Canalis pulled the trigger over and over as he raced toward her and was still trying to fire the empty weapon when he stopped two feet away. He tossed it and grabbed her by the neck, squeezing and pushing her to her knees. The log fell from her grip. “You’ll pay for that.”
She clawed at Canalis’s hands, arms, face…anything she could reach, but he just pressed his fingers into her skin, cutting off the air to her lungs. Frantic, she searched for an idea. Toward the door, Trevor struggled to reach his gun, but he’d never make it. The damn thing had gone spinning, and he’d bleed out before he crawled to it.
She’d known when she started this con she had to do it on her own. That meant getting them out of it alive now, too. The lack of oxygen made focusing impossible, and snippets of the weekend flashed through her brain like
a manic slide show as darkness danced at the edges of her vision.
Trevor’s body on hers.
Evangeline’s evil smile.
The ring slipping onto her finger.
Canalis threatening her by pressing the corkscrew into her gut.
Leaving the trail of breadcrumbs for Trevor to find her.
The knife!
The blackness closed in, and she blindly searched the space around her. It had to be close, but her eyes were already rolling back. She’d lose consciousness in a second, and it would be all over. She’d failed. TRAIT. Trevor. Herself. Everyone.
They’d both die before she told him she chose him, that she would always choose him.
“This is what happens to people who don’t know their place, Marissa. Traitors go straight to hell.”
With his last words, her numbing fingers hit something that wasn’t rug or wood. She caught the metal with her fingernails and dragged it close enough to grab. Then, gathering strength she’d been sure she didn’t have left, Marissa shoved her hands between his wrists and forced them wide, breaking his grip. Without fear, without remorse, she plunged the blade into his gut and yanked it to the left, blood spraying and spattering over the painting.
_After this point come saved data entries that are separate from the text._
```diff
+    for (int c0 = 0; c0 < Cin; c0 += CK) {
+        const int ng = Cin - c0 >= CK ? CK / 8 : (Cin - c0) >> 3;
+        uint4 v[NIT];
+#pragma unroll
+        for (int it = 0; it < NIT; ++it) {
+            v[it] = make_uint4(0u, 0u, 0u, 0u);
+            if (src[it] >= 0 && (tid & 7) < ng) v[it] = *(const uint4*)(ximg + (size_t)src[it] * p.ldx + c0);
+        }
+        __syncthreads();
+#pragma unroll
+        for (int it = 0; it < NIT; ++it) {
+            const int j = tid + it * NTHR;
+            if (j < NPIECE) *(uint4*)(strip + (j >> 3) * PIX + (j & 7) * 16) = v[it];
+        }
+        __syncthreads();
+        for (int g = wv; g < ng; g += 4) {
+            const unsigned char* const wg = wl + (size_t)(c0 + g * 8) * 2;
+            const unsigned char* const ag = strip + lane * PIX + g * 16;
+#pragma unroll
+            for (int dx = 0; dx < 3; ++dx) {
+                uint4 w[3][COUT];
+#pragma unroll
+                for (int dy = 0; dy < 3; ++dy)
+#pragma unroll
+                    for (int co = 0; co < COUT; ++co) w[dy][co] = *(const uint4*)(wg + (size_t)((co * 9 + dy * 3 + dx) * Cin) * 2);
+#pragma unroll
+                for (int ry = 0; ry < SR; ++ry) {
+                    const uint4 a = *(const uint4*)(ag + (ry * SC + dx) * PIX);
+#pragma unroll
+                    for (int dy = 0; dy < 3; ++dy) {
+                        const int r = ry - dy;
+                        if (r >= 0 && r < TR) {
+#pragma unroll
+                            for (int co = 0; co < COUT; ++co) acc[r][co] = dot8(a, w[dy][co], acc[r][co]);
+                        }
+                    }
+                }
+            }
+        }
+    }
+
+    __syncthreads();
+    float* const red = (float*)strip;
+#pragma unroll
+    for (int r = 0; r < TR; ++r)
+#pragma unroll
+        for (int co = 0; co < COUT; ++co) red[((wv * TR + r) * COUT + co) * 64 + lane] = acc[r][co];
+    __syncthreads();
+    const int y = y0 + wv, x = x0 + lane;
+    if (y >= H || x >= Wd) return;
+    float o[COUT];
+#pragma unroll
+    for (int co = 0; co < COUT; ++co) {
+        float s = red[((0 * TR + wv) * COUT + co) * 64 + lane];
+#pragma unroll
+        for (int k = 1; k < 4; ++k) s += red[((k * TR + wv) * COUT + co) * 64 + lane];
+        o[co] = p.bias ? s + p.bias[co] : s;
+    }
+    const size_t idx = ((size_t)(img * H + y) * Wd + x) * p.ldc;
+    if (p.out_mode == 1) {
+        if (COUT == 4 && (p.ldc & 3) == 0 && (((uintptr_t)p.out_f32) & 15) == 0) {
+            *(float4*)(p.out_f32 + idx) = make_float4(o[0], o[1], o[2], o[COUT - 1]);
+        } else {
+#pragma unroll
+            for (int co = 0; co < COUT; ++co) p.out_f32[idx + co] = o[co];
+        }
+    } else {
+#pragma unroll
+        for (int co = 0; co < COUT; ++co) {
+            const float tt = fminf(fmaxf(o[co] * 0.5f + 0.5f, 0.f), 1.f);
+            if (p.out_f32) p.out_f32[idx + co] = tt;
+            if (p.out_u8) p.out_u8[idx + co] = (uint8_t)rintf(tt * 255.0f);
+        }
+    }
+}
+
+bool head_form(const sdv_gemm_args& a) {
+    if (a.mode != 1 || a.N < 1 || a.N > 4 || (a.out_mode != 1 && a.out_mode != 2)) return false;
+    if (a.R || a.epi != 0 || a.ln_side || a.ln_stats || a.stats_out || a.gn_out || a.fp8 || a.batch > 1 || a.split_k > 1 || a.tile != 0) return false;
+    if ((a.alpha != 1.f && a.alpha != 0.f) || a.alpha_cols || a.step_ptr || (a.bias && a.bias_mode == 2)) return false;
+    if (a.X2 && a.X2 != a.X) return false;
+    if (!a.X || !a.W || a.K <= 0 || a.K % 8 || a.K > MAX_CIN || a.ldx % 8 || a.ldw % 8 || a.ldx < a.K || a.ldw < 9 * a.K) return false;
+    if ((((uintptr_t)a.X | (uintptr_t)a.W) & 15) || (((uintptr_t)a.bias | (uintptr_t)a.out_f32) & 3)) return false;
+    if (a.Hin <= 0 || a.Win <= 0 || a.Hin != a.Hout || a.Win != a.Wout || a.M <= 0 || a.M % (a.Hin * a.Win) || a.ldc < a.N) return false;
+    if (a.out_mode == 1 ? !a.out_f32 : (!a.out_f32 && !a.out_u8)) return false;
+    const long long tiles = (long long)(a.M / (a.Hin * a.Win)) * ((a.Hin + TR - 1) / TR) * ((a.Win + TC - 1) / TC);
+    return tiles <= 0x7fffffffLL;
+}
+
+template <int COUT>
+void head_launch(const HeadArgs& p, dim3 grid, size_t lds, hipStream_t s) {
+    static unsigned long long attr_set = 0;
+    int dev = 0;
+    (void)hipGetDevice(&dev);
+    const unsigned long long dev_bit = 1ull << (dev & 63);
+    if (!(attr_set & dev_bit)) {
+        (void)hipFuncSetAttribute((const void*)conv_head_kernel<COUT>, hipFuncAttributeMaxDynamicSharedMemorySize,
+                                  COUT * 9 * MAX_CIN * 2 + STRIP_BYTES);
+        attr_set |= dev_bit;
+    }
+    hipLaunchKernelGGL(conv_head_kernel<COUT>, grid, dim3(NTHR), lds, s, p);
+}
+
+}
+
+extern "C" int sdv_conv3x3_head_ok(const sdv_gemm_args* args) { return args != nullptr && head_form(*args) ? 1 : 0; }
+
+extern "C" int sdv_conv3x3_head(const sdv_gemm_args* args, void* stream) {
+    SDV_REQUIRE(args != nullptr, "sdv_conv3x3_head: null args");
+    const sdv_gemm_args& a = *args;
+    SDV_REQUIRE(head_form(a), "sdv_conv3x3_head: not a launch of the direct form (ask sdv_conv3x3_head_ok first)");
+    HeadArgs p;
+    p.X = (const uint16_t*)a.X;
+    p.W = (const uint16_t*)a.W;
+    p.bias = a.bias;
+    p.out_f32 = a.out_f32;
+    p.out_u8 = a.out_u8;
+    p.H = a.Hin;
+    p.Wd = a.Win;
+    p.Cin = a.K;
+    p.ldx = a.ldx;
+    p.ldw = a.ldw;
+    p.ldc = a.ldc;
+    p.out_mode = a.out_mode;
+    p.circular = a.circular;
+    p.tiles_x = (a.Win + TC - 1) / TC;
+    p.tiles_y = (a.Hin + TR - 1) / TR;
+    const int nimg = a.M / (a.Hin * a.Win);
+    const dim3 grid((unsigned)(nimg * p.tiles_y * p.tiles_x));
+    const size_t lds = (size_t)a.N * 9 * a.K * 2 + STRIP_BYTES;
+    hipStream_t s = (hipStream_t)stream;
+    switch (a.N) {
+        case 1: head_launch<1>(p, grid, lds, s); break;
+        case 2: head_launch<2>(p, grid, lds, s); break;
+        case 3: head_launch<3>(p, grid, lds, s); break;
+        default: head_launch<4>(p, grid, lds, s); break;
+    }
+    SDV_CHECK_LAUNCH("sdv_conv3x3_head");
+    return SDV_OK;
+}
diff --git a/stable_diffusion_videos_amd/csrc/sdv_norm.hip b/stable_diffusion_videos_amd/csrc/sdv_norm.hip
--- a/stable_diffusion_videos_amd/csrc/sdv_norm.hip
+++ b/stable_diffusion_videos_amd/csrc/sdv_norm.hip
@@ -320,32 +320,44 @@
     int C, ld, bpi, nrep;
     long long rep_stride;
 };
-__global__ __launch_bounds__(256) void gn_finalize_kernel(GnSrc a, GnSrc b, int groups, int splits, float* __restrict__ partials) {
+__global__ __launch_bounds__(1024) void gn_finalize_kernel(GnSrc a, GnSrc b, int groups, int splits, float* __restrict__ partials) {
+#pragma clang fp reassociate(off)
     extern __shared__ __attribute__((aligned(16))) float sm[];
     const int C = a.C + b.C, cpg = C / groups;
     const int img = blockIdx.x, split = blockIdx.y;
-    for (int c = threadIdx.x; c < C; c += 256) {
+    for (int c = threadIdx.x; c < C; c += blockDim.x) {
         const GnSrc& s = c < a.C ? a : b;
         const int cc = c < a.C ? c : c - a.C;
         const int per = (s.bpi + splits - 1) / splits;
         const int k0 = split * per, k1 = k0 + per < s.bpi ? k0 + per : s.bpi;
+        const long long ld = s.ld;
         float s1 = 0.f, s2 = 0.f;
         for (int r = 0; r < s.nrep; ++r) {
-            const float* base = s.P + ((r * s.rep_stride + (long long)img * s.bpi) * 2) * s.ld + cc;
+            const float* q = s.P + ((r * s.rep_stride + (long long)img * s.bpi + k0) * 2) * ld + cc;
             int k = k0;
+            for (; k + 15 < k1; k += 16) {
+                float t[32];
+#pragma unroll
+                for (int j = 0; j < 32; ++j, q += ld) t[j] = *q;
+#pragma unroll
+                for (int j = 0; j < 16; ++j) {
+                    s1 += t[2 * j];
+                    s2 += t[2 * j + 1];
+                }
+            }
             for (; k + 3 < k1; k += 4) {
                 float t[8];
 #pragma unroll
-                for (int j = 0; j < 8; ++j) t[j] = base[(long long)(2 * k + j) * s.ld];
+                for (int j = 0; j < 8; ++j, q += ld) t[j] = *q;
 #pragma unroll
                 for (int j = 0; j < 4; ++j) {
                     s1 += t[2 * j];
                     s2 += t[2 * j + 1];
                 }
             }
-            for (; k < k1; ++k) {
-                s1 += base[(long long)(2 * k) * s.ld];
-                s2 += base[(long long)(2 * k + 1) * s.ld];
+            for (; k < k1; ++k, q += 2 * ld) {
+                s1 += q[0];
+                s2 += q[ld];
             }
         }
         sm[2 * c] = s1;
@@ -376,7 +388,8 @@
     SDV_REQUIRE((size_t)C * 8 <= 64 * 1024, "sdv_groupnorm_finalize: C=%d too large", C);
     GnSrc a{P1, C1, ld1, bpi1, nrep1, rep_stride1};
     GnSrc b{C2 ? P2 : P1, C2, C2 ? ld2 : ld1, C2 ? bpi2 : 1, C2 ? nrep2 : 1, C2 ? rep_stride2 : 0};
-    hipLaunchKernelGGL(gn_finalize_kernel, dim3(nimg, splits), dim3(256), (size_t)C * 8, (hipStream_t)stream, a, b, groups, splits, partials);
+    const int threads = C >= 1024 ? 1024 : (C + 63) / 64 * 64;
+    hipLaunchKernelGGL(gn_finalize_kernel, dim3(nimg, splits), dim3(threads), (size_t)C * 8, (hipStream_t)stream, a, b, groups, splits, partials);
     SDV_CHECK_LAUNCH("sdv_groupnorm_finalize");
     return SDV_OK;
 }
diff --git a/stable_diffusion_videos_amd/hip.py b/stable_diffusion_videos_amd/hip.py
--- a/stable_diffusion_videos_amd/hip.py
+++ b/stable_diffusion_videos_amd/hip.py
@@ -44,6 +44,8 @@
     "sdv_gemm_bf16": (C.c_int, [C.POINTER(GemmArgs), C.c_void_p]),
     "sdv_gemm_stats_slots": (C.c_int, [C.POINTER(GemmArgs)]),
     "sdv_gemm_split_k": (C.c_int, [C.POINTER(GemmArgs)]),
+    "sdv_conv3x3_head_ok": (C.c_int, [C.POINTER(GemmArgs)]),
+    "sdv_conv3x3_head": (C.c_int, [C.POINTER(GemmArgs), C.c_void_p]),
     "sdv_gemm_set_persistent": (C.c_int, [C.c_int]),
     "sdv_gemm_set_grid_limit": (C.c_int, [C.c_int]),
     "sdv_rowstats_finalize": (C.c_int, [C.c_void_p, C.c_int64, C.c_int32, C.c_int32, C.c_float, C.c_void_p, C.c_void_p]),
@@ -197,6 +199,7 @@
 
 GN_EPILOGUE = os.environ.get("SDV_GN_EPILOGUE", "1") != "0"
 SPLIT_K = os.environ.get("SDV_SPLIT_K", "1") != "0"
+CONV_HEAD_DIRECT = os.environ.get("SDV_CONV_HEAD_DIRECT", "1") != "0"
 LAST_SPLIT_K = 1
 
 
@@ -305,9 +308,12 @@
         a.stats_out = partials.data_ptr()
     taps = 1 if mode == 0 else 9
     flops = 2.0 * M * N * K * taps * (4 if mode == 4 else batch)
+    if CONV_HEAD_DIRECT and mode == 1 and g["out_mode"] and lib.sdv_conv3x3_head_ok(C.byref(a)):
+        run = lambda: _check(lib.sdv_conv3x3_head(C.byref(a), _stream()), "sdv_conv3x3_head")
+    else:
+        run = lambda: _check(lib.sdv_gemm_bf16(C.byref(a), _stream()), "sdv_gemm_bf16")
     _launch("gemm" if mode == 0 else "conv3x3",
-            dict(M=M * (4 if mode == 4 else 1), N=N, K=K * taps, batch=batch, flops=flops, mode=mode, epi=epi),
-            lambda: _check(lib.sdv_gemm_bf16(C.byref(a), _stream()), "sdv_gemm_bf16"))
+            dict(M=M * (4 if mode == 4 else 1), N=N, K=K * taps, batch=batch, flops=flops, mode=mode, epi=epi), run)
     if want_stats:
         nout = N // 2 if epi == 1 else N
         stats = torch.empty((max(batch, 1) * M, 2), dtype=F32, device=x.device)
```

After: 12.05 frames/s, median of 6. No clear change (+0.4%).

It didn’t soak in like Trevor’s had. It didn’t need to. Terror shone on Leo Canalis’s face and kept him immobile. No matter. In seconds, he’d be dead.
“You first,” she croaked.
As quickly as she could manage, she crawled to Trevor, wincing as she heard the body fall behind them. As long as the man in front of her lived, she would feel nothing for Canalis. She’d done what she had to.
“Nice work, baby girl,” Trevor grunted, his fingers half a yard from his Glock. She grabbed it and dragged it to them. “Though I kind of wanted to take the bastard out myself.”
Still alive. Still alive…
“He shot you.” She wadded up her dress, pressing it against his shoulder, but the tulle was useless. Blood kept seeping through. He couldn’t die. Couldn’t. Her heart pounded in her ears as impending loss squeezed her heart in a death grip.